### TASK REQUIREMENTS
Search the records below for the word "VMAX". Pull out each line that has it.

### RECORDS FOR THIS EXERCISE
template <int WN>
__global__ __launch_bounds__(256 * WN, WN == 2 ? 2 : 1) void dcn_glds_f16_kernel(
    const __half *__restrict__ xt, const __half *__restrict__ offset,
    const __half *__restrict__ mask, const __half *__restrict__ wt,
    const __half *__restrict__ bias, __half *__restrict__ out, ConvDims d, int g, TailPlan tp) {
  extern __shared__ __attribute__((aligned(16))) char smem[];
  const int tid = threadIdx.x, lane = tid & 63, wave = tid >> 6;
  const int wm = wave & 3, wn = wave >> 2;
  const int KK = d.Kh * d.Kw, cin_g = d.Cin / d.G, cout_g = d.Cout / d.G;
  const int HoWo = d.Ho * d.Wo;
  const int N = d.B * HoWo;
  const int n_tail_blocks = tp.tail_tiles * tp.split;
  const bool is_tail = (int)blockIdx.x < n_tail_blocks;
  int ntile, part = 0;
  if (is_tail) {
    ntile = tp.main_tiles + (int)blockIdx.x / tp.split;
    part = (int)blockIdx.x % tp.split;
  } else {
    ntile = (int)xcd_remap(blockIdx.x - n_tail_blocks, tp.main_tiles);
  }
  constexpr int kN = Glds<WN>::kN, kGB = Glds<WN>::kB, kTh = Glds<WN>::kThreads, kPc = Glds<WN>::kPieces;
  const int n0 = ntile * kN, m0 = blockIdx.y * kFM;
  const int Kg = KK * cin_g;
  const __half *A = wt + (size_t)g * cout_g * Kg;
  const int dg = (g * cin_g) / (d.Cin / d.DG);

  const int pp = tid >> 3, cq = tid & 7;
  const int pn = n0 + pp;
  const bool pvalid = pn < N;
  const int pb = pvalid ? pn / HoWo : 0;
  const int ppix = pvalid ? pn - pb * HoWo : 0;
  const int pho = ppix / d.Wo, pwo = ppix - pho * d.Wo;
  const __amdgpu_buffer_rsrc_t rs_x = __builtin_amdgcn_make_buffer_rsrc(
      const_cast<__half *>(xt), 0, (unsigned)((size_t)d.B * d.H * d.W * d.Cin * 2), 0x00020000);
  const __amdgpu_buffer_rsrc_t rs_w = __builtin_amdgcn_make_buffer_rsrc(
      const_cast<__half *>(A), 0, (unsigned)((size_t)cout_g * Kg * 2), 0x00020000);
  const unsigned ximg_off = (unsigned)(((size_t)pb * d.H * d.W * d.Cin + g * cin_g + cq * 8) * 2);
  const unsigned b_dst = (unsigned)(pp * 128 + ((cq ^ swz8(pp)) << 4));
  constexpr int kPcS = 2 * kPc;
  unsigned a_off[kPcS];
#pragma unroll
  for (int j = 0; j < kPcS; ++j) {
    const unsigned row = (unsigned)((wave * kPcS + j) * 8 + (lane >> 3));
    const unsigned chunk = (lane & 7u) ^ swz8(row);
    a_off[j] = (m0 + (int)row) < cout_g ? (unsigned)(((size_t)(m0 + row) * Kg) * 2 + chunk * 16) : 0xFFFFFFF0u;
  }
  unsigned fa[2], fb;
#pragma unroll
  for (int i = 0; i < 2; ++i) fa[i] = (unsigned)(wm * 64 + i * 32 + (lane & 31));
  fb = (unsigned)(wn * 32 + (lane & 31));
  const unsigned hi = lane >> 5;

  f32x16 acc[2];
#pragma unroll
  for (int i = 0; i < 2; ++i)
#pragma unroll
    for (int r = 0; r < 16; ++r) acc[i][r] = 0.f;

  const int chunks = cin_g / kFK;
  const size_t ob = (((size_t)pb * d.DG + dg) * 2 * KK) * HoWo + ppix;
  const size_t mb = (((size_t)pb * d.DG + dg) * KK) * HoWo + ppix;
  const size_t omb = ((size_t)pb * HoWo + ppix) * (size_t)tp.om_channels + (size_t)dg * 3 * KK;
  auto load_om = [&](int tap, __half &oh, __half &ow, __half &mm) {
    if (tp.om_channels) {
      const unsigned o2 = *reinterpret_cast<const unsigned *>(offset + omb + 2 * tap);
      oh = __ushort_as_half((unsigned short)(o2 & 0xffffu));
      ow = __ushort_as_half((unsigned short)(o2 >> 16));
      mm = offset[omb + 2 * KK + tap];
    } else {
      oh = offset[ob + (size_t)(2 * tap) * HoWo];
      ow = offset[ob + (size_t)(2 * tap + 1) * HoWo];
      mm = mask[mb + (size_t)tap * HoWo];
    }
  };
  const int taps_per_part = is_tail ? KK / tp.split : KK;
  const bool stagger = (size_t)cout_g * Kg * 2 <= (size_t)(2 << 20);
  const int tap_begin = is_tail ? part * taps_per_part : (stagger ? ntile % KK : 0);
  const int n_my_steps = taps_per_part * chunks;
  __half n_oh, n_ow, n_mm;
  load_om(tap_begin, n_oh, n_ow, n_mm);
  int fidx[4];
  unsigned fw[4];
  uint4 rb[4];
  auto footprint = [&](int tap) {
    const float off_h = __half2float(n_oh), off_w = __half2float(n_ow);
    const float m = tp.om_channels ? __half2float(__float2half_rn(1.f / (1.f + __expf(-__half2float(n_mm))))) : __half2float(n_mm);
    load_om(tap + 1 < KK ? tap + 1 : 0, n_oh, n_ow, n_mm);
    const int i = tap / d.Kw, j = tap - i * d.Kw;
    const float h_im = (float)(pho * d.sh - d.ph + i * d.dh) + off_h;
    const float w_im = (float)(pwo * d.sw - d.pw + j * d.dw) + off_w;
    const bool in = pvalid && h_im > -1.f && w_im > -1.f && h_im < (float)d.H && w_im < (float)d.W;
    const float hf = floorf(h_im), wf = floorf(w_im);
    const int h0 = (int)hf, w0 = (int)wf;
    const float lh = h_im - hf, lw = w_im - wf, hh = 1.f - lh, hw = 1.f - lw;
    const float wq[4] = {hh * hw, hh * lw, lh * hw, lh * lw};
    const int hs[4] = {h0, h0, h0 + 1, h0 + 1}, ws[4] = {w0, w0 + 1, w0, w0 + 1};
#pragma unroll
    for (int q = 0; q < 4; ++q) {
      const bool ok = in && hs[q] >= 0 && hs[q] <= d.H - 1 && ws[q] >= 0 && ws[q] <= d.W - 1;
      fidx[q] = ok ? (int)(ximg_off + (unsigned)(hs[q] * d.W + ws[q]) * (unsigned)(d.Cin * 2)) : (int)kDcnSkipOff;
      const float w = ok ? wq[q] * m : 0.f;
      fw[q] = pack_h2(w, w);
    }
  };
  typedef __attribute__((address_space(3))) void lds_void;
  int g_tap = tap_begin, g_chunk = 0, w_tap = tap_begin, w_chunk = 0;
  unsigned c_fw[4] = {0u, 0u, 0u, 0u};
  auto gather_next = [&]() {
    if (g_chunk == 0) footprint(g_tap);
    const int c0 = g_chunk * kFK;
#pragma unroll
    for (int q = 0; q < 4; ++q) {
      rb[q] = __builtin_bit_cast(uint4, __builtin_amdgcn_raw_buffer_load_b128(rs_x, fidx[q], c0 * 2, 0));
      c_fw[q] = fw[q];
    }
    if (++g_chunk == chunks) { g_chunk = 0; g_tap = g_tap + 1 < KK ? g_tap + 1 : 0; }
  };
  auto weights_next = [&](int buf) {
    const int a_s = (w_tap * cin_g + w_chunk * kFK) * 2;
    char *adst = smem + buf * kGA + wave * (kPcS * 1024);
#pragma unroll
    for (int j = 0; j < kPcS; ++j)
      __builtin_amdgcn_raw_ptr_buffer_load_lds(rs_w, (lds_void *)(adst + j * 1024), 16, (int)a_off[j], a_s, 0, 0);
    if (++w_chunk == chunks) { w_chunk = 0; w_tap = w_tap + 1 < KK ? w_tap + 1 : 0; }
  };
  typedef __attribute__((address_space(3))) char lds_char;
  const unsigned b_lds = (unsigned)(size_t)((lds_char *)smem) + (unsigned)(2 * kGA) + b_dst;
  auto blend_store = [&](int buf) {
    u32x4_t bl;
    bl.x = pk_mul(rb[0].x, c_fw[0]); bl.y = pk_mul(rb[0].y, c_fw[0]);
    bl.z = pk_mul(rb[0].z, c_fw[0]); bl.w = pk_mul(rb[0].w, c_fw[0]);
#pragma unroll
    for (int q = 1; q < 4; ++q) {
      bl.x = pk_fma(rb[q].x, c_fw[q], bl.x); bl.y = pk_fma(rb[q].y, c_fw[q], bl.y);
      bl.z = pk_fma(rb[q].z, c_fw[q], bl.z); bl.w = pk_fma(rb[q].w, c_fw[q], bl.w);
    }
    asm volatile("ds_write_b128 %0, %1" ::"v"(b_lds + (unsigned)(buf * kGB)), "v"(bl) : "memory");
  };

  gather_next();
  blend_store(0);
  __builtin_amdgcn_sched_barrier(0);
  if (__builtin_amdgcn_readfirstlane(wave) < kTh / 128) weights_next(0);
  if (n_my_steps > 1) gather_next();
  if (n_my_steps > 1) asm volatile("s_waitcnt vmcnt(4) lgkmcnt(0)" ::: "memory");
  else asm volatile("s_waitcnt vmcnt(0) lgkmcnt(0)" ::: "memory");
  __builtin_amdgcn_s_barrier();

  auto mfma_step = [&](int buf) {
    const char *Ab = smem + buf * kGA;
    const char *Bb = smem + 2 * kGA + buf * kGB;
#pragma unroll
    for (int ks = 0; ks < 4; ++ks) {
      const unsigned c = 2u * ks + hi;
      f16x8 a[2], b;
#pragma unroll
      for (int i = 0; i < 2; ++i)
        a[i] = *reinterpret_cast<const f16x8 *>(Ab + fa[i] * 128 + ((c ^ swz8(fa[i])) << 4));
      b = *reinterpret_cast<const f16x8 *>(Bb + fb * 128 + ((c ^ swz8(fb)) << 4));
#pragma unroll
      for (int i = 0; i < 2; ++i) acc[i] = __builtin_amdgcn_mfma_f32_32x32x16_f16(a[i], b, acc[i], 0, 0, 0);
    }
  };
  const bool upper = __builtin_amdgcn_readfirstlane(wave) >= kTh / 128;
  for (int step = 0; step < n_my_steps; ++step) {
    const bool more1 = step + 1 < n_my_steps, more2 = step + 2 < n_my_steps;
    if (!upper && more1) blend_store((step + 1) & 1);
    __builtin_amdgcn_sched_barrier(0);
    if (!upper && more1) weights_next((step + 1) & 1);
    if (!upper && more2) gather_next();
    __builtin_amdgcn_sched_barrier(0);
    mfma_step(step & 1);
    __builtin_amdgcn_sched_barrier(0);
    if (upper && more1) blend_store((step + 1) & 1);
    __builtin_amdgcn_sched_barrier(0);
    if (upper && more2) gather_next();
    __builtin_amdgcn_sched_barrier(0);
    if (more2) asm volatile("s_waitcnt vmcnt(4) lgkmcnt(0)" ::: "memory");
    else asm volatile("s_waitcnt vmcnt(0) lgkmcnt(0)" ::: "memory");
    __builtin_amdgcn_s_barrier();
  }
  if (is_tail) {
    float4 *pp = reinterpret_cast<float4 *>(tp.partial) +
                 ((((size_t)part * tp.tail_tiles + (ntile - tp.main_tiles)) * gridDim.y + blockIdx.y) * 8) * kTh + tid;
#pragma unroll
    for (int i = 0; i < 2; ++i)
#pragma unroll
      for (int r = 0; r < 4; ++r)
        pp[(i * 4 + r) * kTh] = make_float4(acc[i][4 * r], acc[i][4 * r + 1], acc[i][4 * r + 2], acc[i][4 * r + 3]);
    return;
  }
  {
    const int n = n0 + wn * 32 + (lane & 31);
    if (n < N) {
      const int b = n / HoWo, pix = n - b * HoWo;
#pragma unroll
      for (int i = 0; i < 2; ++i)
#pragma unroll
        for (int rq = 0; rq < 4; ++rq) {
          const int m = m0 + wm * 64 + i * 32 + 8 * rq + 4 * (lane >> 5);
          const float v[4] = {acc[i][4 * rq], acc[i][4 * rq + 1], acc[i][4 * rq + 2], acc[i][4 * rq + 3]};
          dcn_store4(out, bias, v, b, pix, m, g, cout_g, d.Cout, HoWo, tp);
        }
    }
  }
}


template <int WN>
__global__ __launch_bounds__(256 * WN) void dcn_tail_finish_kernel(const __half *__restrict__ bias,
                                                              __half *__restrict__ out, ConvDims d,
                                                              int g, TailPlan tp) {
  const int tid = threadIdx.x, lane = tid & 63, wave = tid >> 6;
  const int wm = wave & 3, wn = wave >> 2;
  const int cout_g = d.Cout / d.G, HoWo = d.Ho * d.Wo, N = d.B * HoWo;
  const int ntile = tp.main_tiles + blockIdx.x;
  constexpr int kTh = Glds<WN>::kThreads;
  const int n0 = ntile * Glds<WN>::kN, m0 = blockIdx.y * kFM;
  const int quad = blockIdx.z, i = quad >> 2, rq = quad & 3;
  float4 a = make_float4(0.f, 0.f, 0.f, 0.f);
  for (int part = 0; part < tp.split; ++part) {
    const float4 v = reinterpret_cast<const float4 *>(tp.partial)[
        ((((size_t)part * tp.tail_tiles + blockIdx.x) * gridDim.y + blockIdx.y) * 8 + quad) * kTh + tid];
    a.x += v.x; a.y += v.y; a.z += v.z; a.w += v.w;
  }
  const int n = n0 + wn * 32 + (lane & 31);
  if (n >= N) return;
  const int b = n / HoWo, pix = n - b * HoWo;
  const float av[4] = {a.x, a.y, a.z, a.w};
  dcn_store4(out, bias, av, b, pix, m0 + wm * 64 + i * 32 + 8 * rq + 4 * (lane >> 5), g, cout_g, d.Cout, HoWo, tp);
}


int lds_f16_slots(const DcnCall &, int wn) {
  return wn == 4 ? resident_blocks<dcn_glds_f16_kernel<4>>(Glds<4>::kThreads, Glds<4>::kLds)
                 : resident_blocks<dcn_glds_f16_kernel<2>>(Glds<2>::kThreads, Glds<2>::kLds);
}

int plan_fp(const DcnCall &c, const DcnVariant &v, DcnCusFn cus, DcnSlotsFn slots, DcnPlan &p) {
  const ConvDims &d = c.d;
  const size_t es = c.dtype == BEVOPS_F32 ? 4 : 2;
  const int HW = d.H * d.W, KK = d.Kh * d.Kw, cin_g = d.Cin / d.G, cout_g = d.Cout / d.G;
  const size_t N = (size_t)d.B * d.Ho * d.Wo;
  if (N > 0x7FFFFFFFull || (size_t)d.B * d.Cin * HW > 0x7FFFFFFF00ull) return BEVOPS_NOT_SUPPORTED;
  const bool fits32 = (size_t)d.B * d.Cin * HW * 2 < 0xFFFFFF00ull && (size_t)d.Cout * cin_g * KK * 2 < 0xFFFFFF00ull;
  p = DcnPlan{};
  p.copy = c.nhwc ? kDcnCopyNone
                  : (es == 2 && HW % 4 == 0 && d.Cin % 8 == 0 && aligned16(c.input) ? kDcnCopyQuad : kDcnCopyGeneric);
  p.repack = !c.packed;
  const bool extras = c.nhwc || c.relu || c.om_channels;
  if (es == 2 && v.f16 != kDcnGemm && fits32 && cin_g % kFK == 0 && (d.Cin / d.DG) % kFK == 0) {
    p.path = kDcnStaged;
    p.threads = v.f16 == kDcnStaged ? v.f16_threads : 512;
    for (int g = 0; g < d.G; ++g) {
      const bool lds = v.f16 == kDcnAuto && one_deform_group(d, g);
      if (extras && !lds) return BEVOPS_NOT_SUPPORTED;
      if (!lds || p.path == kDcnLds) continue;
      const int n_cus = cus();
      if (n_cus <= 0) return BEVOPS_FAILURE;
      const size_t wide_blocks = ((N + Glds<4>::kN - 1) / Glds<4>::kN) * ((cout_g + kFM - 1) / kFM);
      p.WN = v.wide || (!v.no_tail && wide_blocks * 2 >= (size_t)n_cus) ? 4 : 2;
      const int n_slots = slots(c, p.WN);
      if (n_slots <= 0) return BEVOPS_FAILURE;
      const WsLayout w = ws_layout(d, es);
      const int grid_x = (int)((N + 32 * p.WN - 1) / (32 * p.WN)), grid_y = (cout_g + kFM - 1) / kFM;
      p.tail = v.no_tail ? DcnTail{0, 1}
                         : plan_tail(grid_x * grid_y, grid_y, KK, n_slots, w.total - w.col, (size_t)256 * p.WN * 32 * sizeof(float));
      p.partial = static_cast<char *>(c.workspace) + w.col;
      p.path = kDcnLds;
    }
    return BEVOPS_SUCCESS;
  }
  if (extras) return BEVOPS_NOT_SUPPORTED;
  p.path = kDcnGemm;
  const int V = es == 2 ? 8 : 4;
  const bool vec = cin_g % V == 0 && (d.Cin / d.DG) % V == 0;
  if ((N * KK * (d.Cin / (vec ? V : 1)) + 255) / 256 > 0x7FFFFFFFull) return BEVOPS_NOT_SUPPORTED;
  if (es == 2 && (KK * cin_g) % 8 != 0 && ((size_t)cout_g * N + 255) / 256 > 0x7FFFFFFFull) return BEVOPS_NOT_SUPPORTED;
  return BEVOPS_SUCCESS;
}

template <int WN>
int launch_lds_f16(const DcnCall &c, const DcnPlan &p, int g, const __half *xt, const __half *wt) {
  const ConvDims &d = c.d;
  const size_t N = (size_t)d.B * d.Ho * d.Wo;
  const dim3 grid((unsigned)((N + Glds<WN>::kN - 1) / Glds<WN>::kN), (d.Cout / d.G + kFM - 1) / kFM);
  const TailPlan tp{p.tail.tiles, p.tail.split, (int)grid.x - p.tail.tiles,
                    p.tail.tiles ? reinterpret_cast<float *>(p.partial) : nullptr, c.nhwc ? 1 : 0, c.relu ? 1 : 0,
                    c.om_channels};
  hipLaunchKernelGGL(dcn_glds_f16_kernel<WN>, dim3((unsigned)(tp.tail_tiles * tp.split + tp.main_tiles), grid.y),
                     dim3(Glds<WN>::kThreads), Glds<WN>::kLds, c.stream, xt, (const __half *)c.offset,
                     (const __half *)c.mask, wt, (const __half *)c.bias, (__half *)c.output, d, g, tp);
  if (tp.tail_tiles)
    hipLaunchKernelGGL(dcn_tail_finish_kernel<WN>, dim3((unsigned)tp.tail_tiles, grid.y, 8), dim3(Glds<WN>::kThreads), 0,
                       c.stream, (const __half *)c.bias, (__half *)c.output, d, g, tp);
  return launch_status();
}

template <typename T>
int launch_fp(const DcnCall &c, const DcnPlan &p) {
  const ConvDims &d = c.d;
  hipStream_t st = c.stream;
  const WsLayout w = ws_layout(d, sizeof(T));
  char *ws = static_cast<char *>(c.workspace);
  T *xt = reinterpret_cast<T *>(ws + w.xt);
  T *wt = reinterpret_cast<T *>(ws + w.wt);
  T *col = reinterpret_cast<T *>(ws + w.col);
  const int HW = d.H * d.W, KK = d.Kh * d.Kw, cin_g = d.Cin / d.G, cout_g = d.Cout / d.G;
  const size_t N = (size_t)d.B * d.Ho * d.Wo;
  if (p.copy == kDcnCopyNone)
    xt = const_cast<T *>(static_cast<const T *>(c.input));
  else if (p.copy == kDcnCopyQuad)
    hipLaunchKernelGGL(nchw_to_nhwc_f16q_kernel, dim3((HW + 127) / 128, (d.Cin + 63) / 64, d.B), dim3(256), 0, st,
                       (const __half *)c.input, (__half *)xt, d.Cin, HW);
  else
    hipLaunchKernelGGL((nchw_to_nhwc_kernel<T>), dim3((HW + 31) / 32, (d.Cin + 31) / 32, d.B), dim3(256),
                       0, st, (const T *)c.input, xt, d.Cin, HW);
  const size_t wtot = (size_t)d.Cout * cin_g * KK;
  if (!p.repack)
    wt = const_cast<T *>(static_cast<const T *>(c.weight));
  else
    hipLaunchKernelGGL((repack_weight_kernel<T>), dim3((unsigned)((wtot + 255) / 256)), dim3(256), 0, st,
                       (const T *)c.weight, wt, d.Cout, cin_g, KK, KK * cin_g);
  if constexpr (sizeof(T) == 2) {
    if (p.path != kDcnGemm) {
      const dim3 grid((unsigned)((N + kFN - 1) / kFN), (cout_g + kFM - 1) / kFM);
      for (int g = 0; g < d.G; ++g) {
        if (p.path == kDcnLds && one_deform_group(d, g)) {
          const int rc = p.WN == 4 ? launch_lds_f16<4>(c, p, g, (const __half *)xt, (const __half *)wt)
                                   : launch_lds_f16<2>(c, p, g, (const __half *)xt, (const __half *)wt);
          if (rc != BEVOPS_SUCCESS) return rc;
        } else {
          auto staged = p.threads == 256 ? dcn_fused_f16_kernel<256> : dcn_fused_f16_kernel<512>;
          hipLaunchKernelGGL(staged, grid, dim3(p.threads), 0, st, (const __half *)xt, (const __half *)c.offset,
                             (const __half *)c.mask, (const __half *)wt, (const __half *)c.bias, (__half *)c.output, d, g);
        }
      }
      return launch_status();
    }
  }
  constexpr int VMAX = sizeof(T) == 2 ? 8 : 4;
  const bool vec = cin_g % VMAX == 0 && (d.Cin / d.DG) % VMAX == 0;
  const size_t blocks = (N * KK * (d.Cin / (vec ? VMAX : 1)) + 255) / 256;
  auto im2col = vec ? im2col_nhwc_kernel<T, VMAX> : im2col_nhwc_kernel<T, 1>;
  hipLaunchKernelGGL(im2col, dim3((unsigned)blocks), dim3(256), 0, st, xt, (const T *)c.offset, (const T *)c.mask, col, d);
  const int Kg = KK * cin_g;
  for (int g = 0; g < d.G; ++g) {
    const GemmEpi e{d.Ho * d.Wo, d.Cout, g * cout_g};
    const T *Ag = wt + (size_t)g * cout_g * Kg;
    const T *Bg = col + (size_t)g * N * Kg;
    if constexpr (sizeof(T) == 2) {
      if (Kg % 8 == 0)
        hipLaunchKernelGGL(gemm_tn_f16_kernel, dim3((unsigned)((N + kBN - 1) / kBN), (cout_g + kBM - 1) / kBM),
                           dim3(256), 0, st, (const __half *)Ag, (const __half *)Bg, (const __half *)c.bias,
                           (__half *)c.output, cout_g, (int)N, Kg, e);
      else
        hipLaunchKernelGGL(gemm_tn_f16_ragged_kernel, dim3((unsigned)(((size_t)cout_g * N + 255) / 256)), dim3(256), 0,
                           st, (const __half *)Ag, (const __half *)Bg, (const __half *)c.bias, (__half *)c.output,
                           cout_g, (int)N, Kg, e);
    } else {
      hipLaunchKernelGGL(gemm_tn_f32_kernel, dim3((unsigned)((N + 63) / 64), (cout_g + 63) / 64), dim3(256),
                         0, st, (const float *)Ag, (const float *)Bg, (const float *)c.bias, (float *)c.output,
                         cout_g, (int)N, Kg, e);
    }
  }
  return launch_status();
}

### ANSWER BOX
  constexpr int VMAX = sizeof(T) == 2 ? 8 : 4;
  const bool vec = cin_g % VMAX == 0 && (d.Cin / d.DG) % VMAX == 0;
  const size_t blocks = (N * KK * (d.Cin / (vec ? VMAX : 1)) + 255) / 256;
  auto im2col = vec ? im2col_nhwc_kernel<T, VMAX> : im2col_nhwc_kernel<T, 1>;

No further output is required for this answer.